论文标题
在自我监督学习中的不确定性和鲁棒性的基准
Benchmark for Uncertainty & Robustness in Self-Supervised Learning
论文作者
论文摘要
自我监督学习(SSL)对于现实世界应用至关重要,尤其是在渴望数据的领域,例如医疗保健和自动驾驶汽车。除了缺乏标记的数据外,这些应用程序还遭受了分配变化的影响。因此,SSL方法应在测试数据集中提供强大的概括和不确定性估计,以被视为此类高风险域中的可靠模型。但是,现有方法通常集中于概括,而无需评估模型的不确定性。因此,比较改进这些估计的SSL技术的能力对于研究自学模型的可靠性至关重要。
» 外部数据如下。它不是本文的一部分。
# marekrams/tnac4o

Hardware: AMD Instinct MI355X
Metric: PEPS-contraction ms/sweep, chimera L=2048 chi=64 (boundary-MPS sweep _setup_rhoT) (lower is better)
Workload: dtype f64; 1 GPU; chimera L=2048 (Nx=Ny=16, Nc=8), synthetic couplings seed 20260004, beta=3, chi=64; one sweep = 16 rows of MPO absorb + compress_mps; one step = the sweeps of the 4 lattice rotations of one instance; parallelism=1 GPU: 4 lattice rotations of one instance interleaved on 4 HIP streams, mode=sweep

## Files before the change

include/tnpeps.h:

```cpp
#ifndef TNPEPS_H
#define TNPEPS_H
#include <stdint.h>

#ifdef __cplusplus
extern "C" {
#endif

int tn_version(void);
int tn_build_id(char* buf, int n);
int tn_stream_create_masked(const uint32_t* mask_host, int nwords, void** stream_out);
int tn_stream_destroy(void* stream);
int tn_last_error(char* buf, int n);

int tn_gemm(int64_t M, int64_t N, int64_t K, double alpha, const double* A, int64_t rsa, int64_t csa,
            const double* B, int64_t rsb, int64_t csb, double beta, double* C, int64_t rsc, int64_t csc,
            int64_t batch, int64_t bsa, int64_t bsb, int64_t bsc, void* ws, int64_t ws_bytes, void* stream);
int64_t tn_gemm_ws_bytes(int64_t M, int64_t N, int64_t K, int64_t batch);

int tn_factor_products_eligible(int64_t Z, int64_t I, int64_t J, int64_t K1, int64_t N, int64_t M, int first_batched);
int64_t tn_factor_products_ws_bytes(int64_t Z, int64_t I, int64_t J, int64_t K1, int64_t N, int first_batched);
int tn_factor_products(int64_t Z, int64_t I, int64_t J, int64_t K1, int64_t N, int64_t Mhi, int64_t Mlo, const double* P, int64_t pz,
                       int64_t pi, int64_t pk, const double* X, int64_t xk, int64_t xj, int64_t xn, const double* W, int64_t wm,
                       int64_t wq, double* Out, int64_t oz, int64_t ohi, int64_t olo, int64_t on, int first_batched, void* ws,
                       int64_t ws_bytes, void* stream);

int tn_absorb(const double* A, const double* W, double* out, int64_t Dl, int64_t pold, int64_t Dr, int64_t ba,
              int64_t po, int64_t bb, int64_t pi, int hconj, int64_t batch, int64_t bsA, int64_t bsW, int64_t bsOut,
              void* stream);

int tn_qr(double* A, int64_t rs, int64_t cs, int64_t m, int64_t n, double* Q, int64_t qrs, int64_t qcs, double* R,
          int64_t rrs, int64_t rcs, int nb, double rank_tol, int64_t* keff_host, void* ws, int64_t ws_bytes, void* stream);
int64_t tn_qr_ws_bytes(int64_t m, int64_t n, int nb);
int64_t tn_panel_orth_ws_bytes(int64_t nrows, int b);
int tn_panel_orth(const double* X, int64_t rs, int64_t cs, int64_t nrows, int b, double* Y, int64_t yrs, int64_t ycs, int method,
                  int* state9_host, double* dev_host, void* ws, int64_t ws_bytes, void* stream);
int tn_panel_stats(uint64_t* out16_host, int reset);
int tn_panel_stats_stream(uint64_t* out16_host, int reset, void* stream);
int tn_smallqr_stats(uint64_t* out4_host, int reset, void* stream);
int tn_fused_timeouts(int* count_host, void* stream);
int tn_qr_batched(double* A, int64_t rs, int64_t cs, int64_t m, int64_t n, double* Q, int64_t qrs, int64_t qcs, double* R,
// ... 198 lines not shown
```

tnac4o_amd/_lib.py:

```python
import ctypes as C
import os
import subprocess

HERE = os.path.dirname(os.path.abspath(__file__))
LIB_PATH = os.path.join(HERE, 'libtnpeps.so')
CSRC = os.path.join(HERE, 'csrc')
SOURCES = ['api.hip', 'gemm_f64.hip', 'rank_update.hip', 'factor_products.hip', 'small.hip', 'qr.hip', 'svd.hip', 'absorb.hip', 'misc.hip', 'beam.hip', 'prof.hip', 'cholqr.hip', 'smallqr.hip', 'fused.hip', 'peps.hip', 'env.hip', 'batch.hip', 'site.hip', 'chain.hip', 'beamsearch.hip', 'marginal.hip', 'sampler.hip', 'overlap.hip', 'relax.hip', 'exchange.hip', 'temper.hip', 'anneal.hip', 'rng.hip', 'droplets.hip', 'linkage.hip', 'lines.hip']

_i64, _f64, _int, _ptr = C.c_int64, C.c_double, C.c_int, C.c_void_p

SIGNATURES = {
    'tn_version': (_int, []),
    'tn_last_error': (_int, [C.c_char_p, _int]),
    'tn_build_id': (_int, [C.c_char_p, _int]),
    'tn_stream_create_masked': (_int, [C.POINTER(C.c_uint32), _int, C.POINTER(_ptr)]),
    'tn_stream_destroy': (_int, [_ptr]),
    'tn_gemm': (_int, [_i64, _i64, _i64, _f64, _ptr, _i64, _i64, _ptr, _i64, _i64, _f64, _ptr, _i64, _i64,
                       _i64, _i64, _i64, _i64, _ptr, _i64, _ptr]),
    'tn_gemm_ws_bytes': (_i64, [_i64, _i64, _i64, _i64]),
    'tn_factor_products_eligible': (_int, [_i64] * 6 + [_int]),
    'tn_factor_products_ws_bytes': (_i64, [_i64] * 5 + [_int]),
    'tn_factor_products': (_int, [_i64] * 7 + [_ptr, _i64, _i64, _i64, _ptr, _i64, _i64, _i64, _ptr, _i64, _i64, _ptr, _i64, _i64, _i64, _i64,
                                  _int, _ptr, _i64, _ptr]),
    'tn_absorb': (_int, [_ptr, _ptr, _ptr, _i64, _i64, _i64, _i64, _i64, _i64, _i64, _int, _i64, _i64, _i64, _i64, _ptr]),
    'tn_qr': (_int, [_ptr, _i64, _i64, _i64, _i64, _ptr, _i64, _i64, _ptr, _i64, _i64, _int, _f64, C.POINTER(_i64), _ptr, _i64,
              _ptr]),
    'tn_qr_ws_bytes': (_i64, [_i64, _i64, _int]),
    'tn_panel_orth_ws_bytes': (_i64, [_i64, _int]),
    'tn_panel_orth': (_int, [_ptr, _i64, _i64, _i64, _int, _ptr, _i64, _i64, _int, C.POINTER(_int), C.POINTER(_f64), _ptr, _i64, _ptr]),
    'tn_panel_stats': (_int, [C.POINTER(C.c_uint64), _int]),
    'tn_panel_stats_stream': (_int, [C.POINTER(C.c_uint64), _int, _ptr]),
    'tn_smallqr_stats': (_int, [C.POINTER(C.c_uint64), _int, _ptr]),
    'tn_fused_timeouts': (_int, [C.POINTER(_int), _ptr]),
    'tn_qr_batched': (_int, [_ptr, _i64, _i64, _i64, _i64, _ptr, _i64, _i64, _ptr, _i64, _i64, _int, _f64, C.POINTER(_i64), _i64, _i64, _i64,
                      _i64, _ptr, _i64, _ptr, C.POINTER(_ptr), _int]),
    'tn_svd_trunc': (_int, [_ptr, _i64, _i64, _i64, _i64, _i64, _f64, _ptr, _i64, _i64, _ptr, _ptr, _i64, _i64,
                            C.POINTER(_i64), C.POINTER(_f64), C.POINTER(_int), C.POINTER(_int), _ptr, _i64, _ptr]),
    'tn_svdvals': (_int, [_ptr, _i64, _i64, _i64, _i64, C.POINTER(_f64), C.POINTER(_int), C.POINTER(_int), _ptr, _i64,
                          _ptr]),
    'tn_svd_ws_bytes': (_i64, [_i64, _i64, _int]),
    'tn_svdvals_async': (_int, [_ptr, _i64, _i64, _i64, _i64, _ptr, _ptr]),
    'tn_svdvals_small_batched': (_int, [_ptr, _i64, _ptr, _ptr, _ptr]),
# ... 146 lines not shown
        objs = list(ex.map(one, SOURCES))
    cmd = [hipcc, '--offload-arch=gfx950', '-shared', '-fPIC', '-Wl,--no-undefined'] + os.environ.get('TN_EXTRA_HIPCC_FLAGS', '').split() + ['-o', LIB_PATH] + objs
    if verbose:
        print(' '.join(cmd), flush=True)
    subprocess.run(cmd, check=True)
    return LIB_PATH
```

在本文中,我们探讨了SSL方法的变体,包括拼图拼图,上下文,旋转,视觉的几何变换预测以及BERT和GPT的语言任务。我们训练SSL进行辅助学习,以进行视觉和语言模型的预训练,然后评估不同分布协变量数据集(包括MNIST-C,CIFAR-10-C,CIFAR-10.1,CIFAR-10.1和MNLI)跨不同分布协方差数据集(包括分类精度)和不确定性(预期校准误差)(预期校准误差)。我们的目标是创建一个基准,该基准通过实验的输出,为可靠的机器学习中的新SSL方法提供了一个起点。所有要复制结果的源代码均可在https://github.com/hamanhbui/reliable_ssl_baselines上获得。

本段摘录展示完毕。